Когда Фрейд говорит о «сексуальном химизме» и об оргазме как обеспечении выхода для психического напряжения, трудно отделаться от мысли о тех посетителях публичных домов, которые во время «любви» даже не снимают брюки, поскольку это — всего лишь «естественное отправление организма». И это тоже укрощение страстей, отрезвление, неоправданное овеществление сексуальности и перевод ее в некий средний род*. Это непроизвольно возникшая противоположность все той же столь же неоправданной, сколь и неизбежной демонизации внутренней тайной сферы, выражение которой мы находим уже почти у самых истоков буржуазной культуры — у представителей романтизма. Они создают те подмостки, на которых начинает разыгрываться спектакль демонологии «сексуального бессознательного». Демон не что иное, как внутреннее животное, зверь внутри нас. То, что представляет в сущности своей «бессознательное», романтик Айхендорф выразил более ясно, чем неоромантически настроенный Фрейд: «Но ты поостерегись будить в груди своей дикое животное, чтобы оно (Оно/) не появилось внезапно и не разорвало тебя самого (Я/)» («Schloss Diirande»).
К XIX веку, выражением которого стали и различные варианты психологии бессознательного, позднебуржуазная культурная ситуация заметно изменилась. Ни один из современников уже не верит в раздельное существование идеальной и животной любви или не осуществляет такого разделения на практике. В результате исчезает первая и элементарная предпосылка для атак сексуального ки-низма. Ни мужчины, ни женщины уже не смеются над «грязными анекдотами», и порнография уже не сохраняет некогда присущего ей агрессивного ехидства. И то и другое сегодня никого не шокирует. Однако было бы наивно полагать, что игра закончена. Если кинизм утвердился в своих правах, то представители цинизма, используя уже теперь не «грязную» истину, обделывают свои дела, как и прежде. Шок, который некогда вызывала порнография, навсегда остался в прошлом, но порнографический грязный бизнес сохранился и процветает. Позднебуржуазная порнография уже давно не имеет ничего общего с индивидуально-личностным освобождением от внутренней зажатости, от эротических идеализмов и сексуальных табу. Скорее, она сознательно формирует отсталое сознание: заговорчищески
подмигивая, она преподносит как-бы-запретное, чтобы сломать табу на него фальшиво-просветительским жестом. Цинизм нашей «прессы про груди и бедра» заключается отнюдь не в том, что она выставляет на всеобщее обозрение более или менее симпатичных женщин, а в том, что она таким образом незаметно и ненавязчиво восстанавливает давно преодоленное представление об отношениях полов в обществе и, все прекрасно осознавая, занимается утонченным оглуплением. По этой причине кинический, просветительский и реалистический порыв проявляется в деятельности некоторых феминистских групп, которые во время своих публичных манифестаций бьют витрины лавок, торгующих порнографией.

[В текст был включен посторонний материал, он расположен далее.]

#ifdef DSA_BUNDLE_WAVES
#define DSA_BUNDLE_OCC(G, NT, MPL) __attribute__((amdgpu_waves_per_eu(DSA_BUNDLE_WAVES, DSA_BUNDLE_WAVES)))
#else
#define DSA_BUNDLE_OCC(G, NT, MPL) __attribute__((amdgpu_waves_per_eu((((NT) == 256 && ((MPL) == 2 || (G) == 16)) || (NT) == 768) ? 3 : 1, (((NT) == 256 && ((MPL) == 2 || (G) == 16)) || (NT) == 768) ? 3 : 2)))
#endif
template <int G, int NT, int MPL = 4, bool TIE = false>
__global__ __launch_bounds__(NT) DSA_BUNDLE_OCC(G, NT, MPL) void k_fim_bundle(const FimBundle* __restrict__ bundles, const FimProblem* __restrict__ problems,
                                                    const FimEnds* __restrict__ ends)
{
    constexpr int NW = NT / 64;
    constexpr int CH = G / MPL;
    typedef typename BMem<MPL>::V BV;
    typedef typename BMem<MPL>::GV BGV;
    constexpr int NPW = 64 / CH;
    constexpr unsigned GB = G * 4u * DSA_BSTRIDE;
    extern __shared__ unsigned dyn_lds[];
    __shared__ int sc[BC_COUNT];
    constexpr int kWaveBuf = 256, kTileBuf = NT > 256 ? 128 : 256, kClrWords = 4;
    __shared__ int wbuf[NW * kWaveBuf];
// ... 904 lines not shown
            if (TIE && pm->tie) { pm->tie[4] = freezes; pm->tie[7] = cand_g ? __hip_atomic_load(cand_g, __ATOMIC_RELAXED, __HIP_MEMORY_SCOPE_AGENT) : -1; }
            if (failed && pm->info[2] != -2) pm->info[2] = -1;
            if (sc[BC_OVERFLOW]) pm->info[2] = -2;
        }
        if (E->rays) {
            const GridDesc g = E->g;
            for (int r = tid; r < E->nrays; r += NT) {
                const RayDesc rd = E->rays[r];
                if (!(rd.flags & kRayTime)) continue;
                float t;
                if (!receiver_time(g, E->scx, E->scz, rd, (const float*)Bslot + m, E->veln, E->dpl, &t, G * DSA_BSTRIDE)) atomicExch(E->err, E->ray0 + r + 1);
                E->out[rd.data] = t;
            }
        }
    }
    {
        __shared__ float* s_dst[kBundleMax];
        __syncthreads();
        if (tid < kBundleMax) s_dst[tid] = tid < nmem ? problems[s_member[tid]].Tc : nullptr;
        __syncthreads();
        bool any_dst = false;
        for (int m = 0; m < nmem; ++m) any_dst = any_dst || s_dst[m] != nullptr;
        if (any_dst)
            for (int i = tid; i < ntile * kTileRecs; i += NT) {
#pragma unroll
                for (int c4 = 0; c4 < G / 4; ++c4) {
                    const BV4 v = *(BGV4*)(Bb + (unsigned)i * GB + (unsigned)c4 * 16u);
                    BGF32* d;
                    if ((d = (BGF32*)s_dst[4 * c4 + 0])) d[i] = fabsf(v.x);
                    if ((d = (BGF32*)s_dst[4 * c4 + 1])) d[i] = fabsf(v.y);
                    if ((d = (BGF32*)s_dst[4 * c4 + 2])) d[i] = fabsf(v.z);
                    if ((d = (BGF32*)s_dst[4 * c4 + 3])) d[i] = fabsf(v.w);
// ... 4 lines not shown
        __threadfence();
        __syncthreads();
        if (tid == 0) __hip_atomic_store(&bd->slot_busy[my_slot], 0, __ATOMIC_RELEASE, __HIP_MEMORY_SCOPE_AGENT);
    }
}

size_t bundle_lds_bytes(int tile_words) { return (size_t)tile_words * 4; }

void launch_fim_bundles(const FimBundle* d_bundles, int nbundles, int G, int threads, const FimProblem* d_problems, const FimEnds* d_ends, int tile_words, hipStream_t stream, int members_per_lane, bool tie)
{
    if (nbundles <= 0) return;
    const size_t lds = bundle_lds_bytes(tile_words);
#define DSA_LAUNCH_BUNDLE_T(GG, TT, MM, TIE_) hipLaunchKernelGGL((k_fim_bundle<GG, TT, MM, TIE_>), dim3(nbundles), dim3(TT), lds, stream, d_bundles, d_problems, d_ends)
#define DSA_LAUNCH_BUNDLE_G(TT, MM, TIE_) { if (G == 16) DSA_LAUNCH_BUNDLE_T(16, TT, MM, TIE_); else if (G == 8) DSA_LAUNCH_BUNDLE_T(8, TT, MM, TIE_); else DSA_LAUNCH_BUNDLE_T(4, TT, MM, TIE_); }
#define DSA_LAUNCH_BUNDLE(TT, MM) { if (tie) DSA_LAUNCH_BUNDLE_G(TT, MM, true) else DSA_LAUNCH_BUNDLE_G(TT, MM, false) }
    if (members_per_lane == 2 && threads == 256) DSA_LAUNCH_BUNDLE(256, 2)
    else if (threads == 512) DSA_LAUNCH_BUNDLE(512, 4)
    else if (threads == 768) DSA_LAUNCH_BUNDLE(768, 4)
    else DSA_LAUNCH_BUNDLE(256, 4)
#undef DSA_LAUNCH_BUNDLE_T
#undef DSA_LAUNCH_BUNDLE_G
#undef DSA_LAUNCH_BUNDLE
}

Позднебуржуазная порнография служит в капиталистическом обществе для того, чтобы сформировать структуру шизоидной, обманутой своей собственной эпохой жизни, которая может быть выражена формулой «Не сейчас, как-нибудь в следующий раз». Она выдает изначальное, данное и само собой разумеющееся за далекую цель, за утопическое сексуальное очарование. Красота тела, которая в платонизме указывала душе путь к наивысшему познанию истины в душевном порыве, служит в современной порнографии для закрепления того безлюбия, которому в нашем мире дана власть определять, что является реальностью, а что — нет.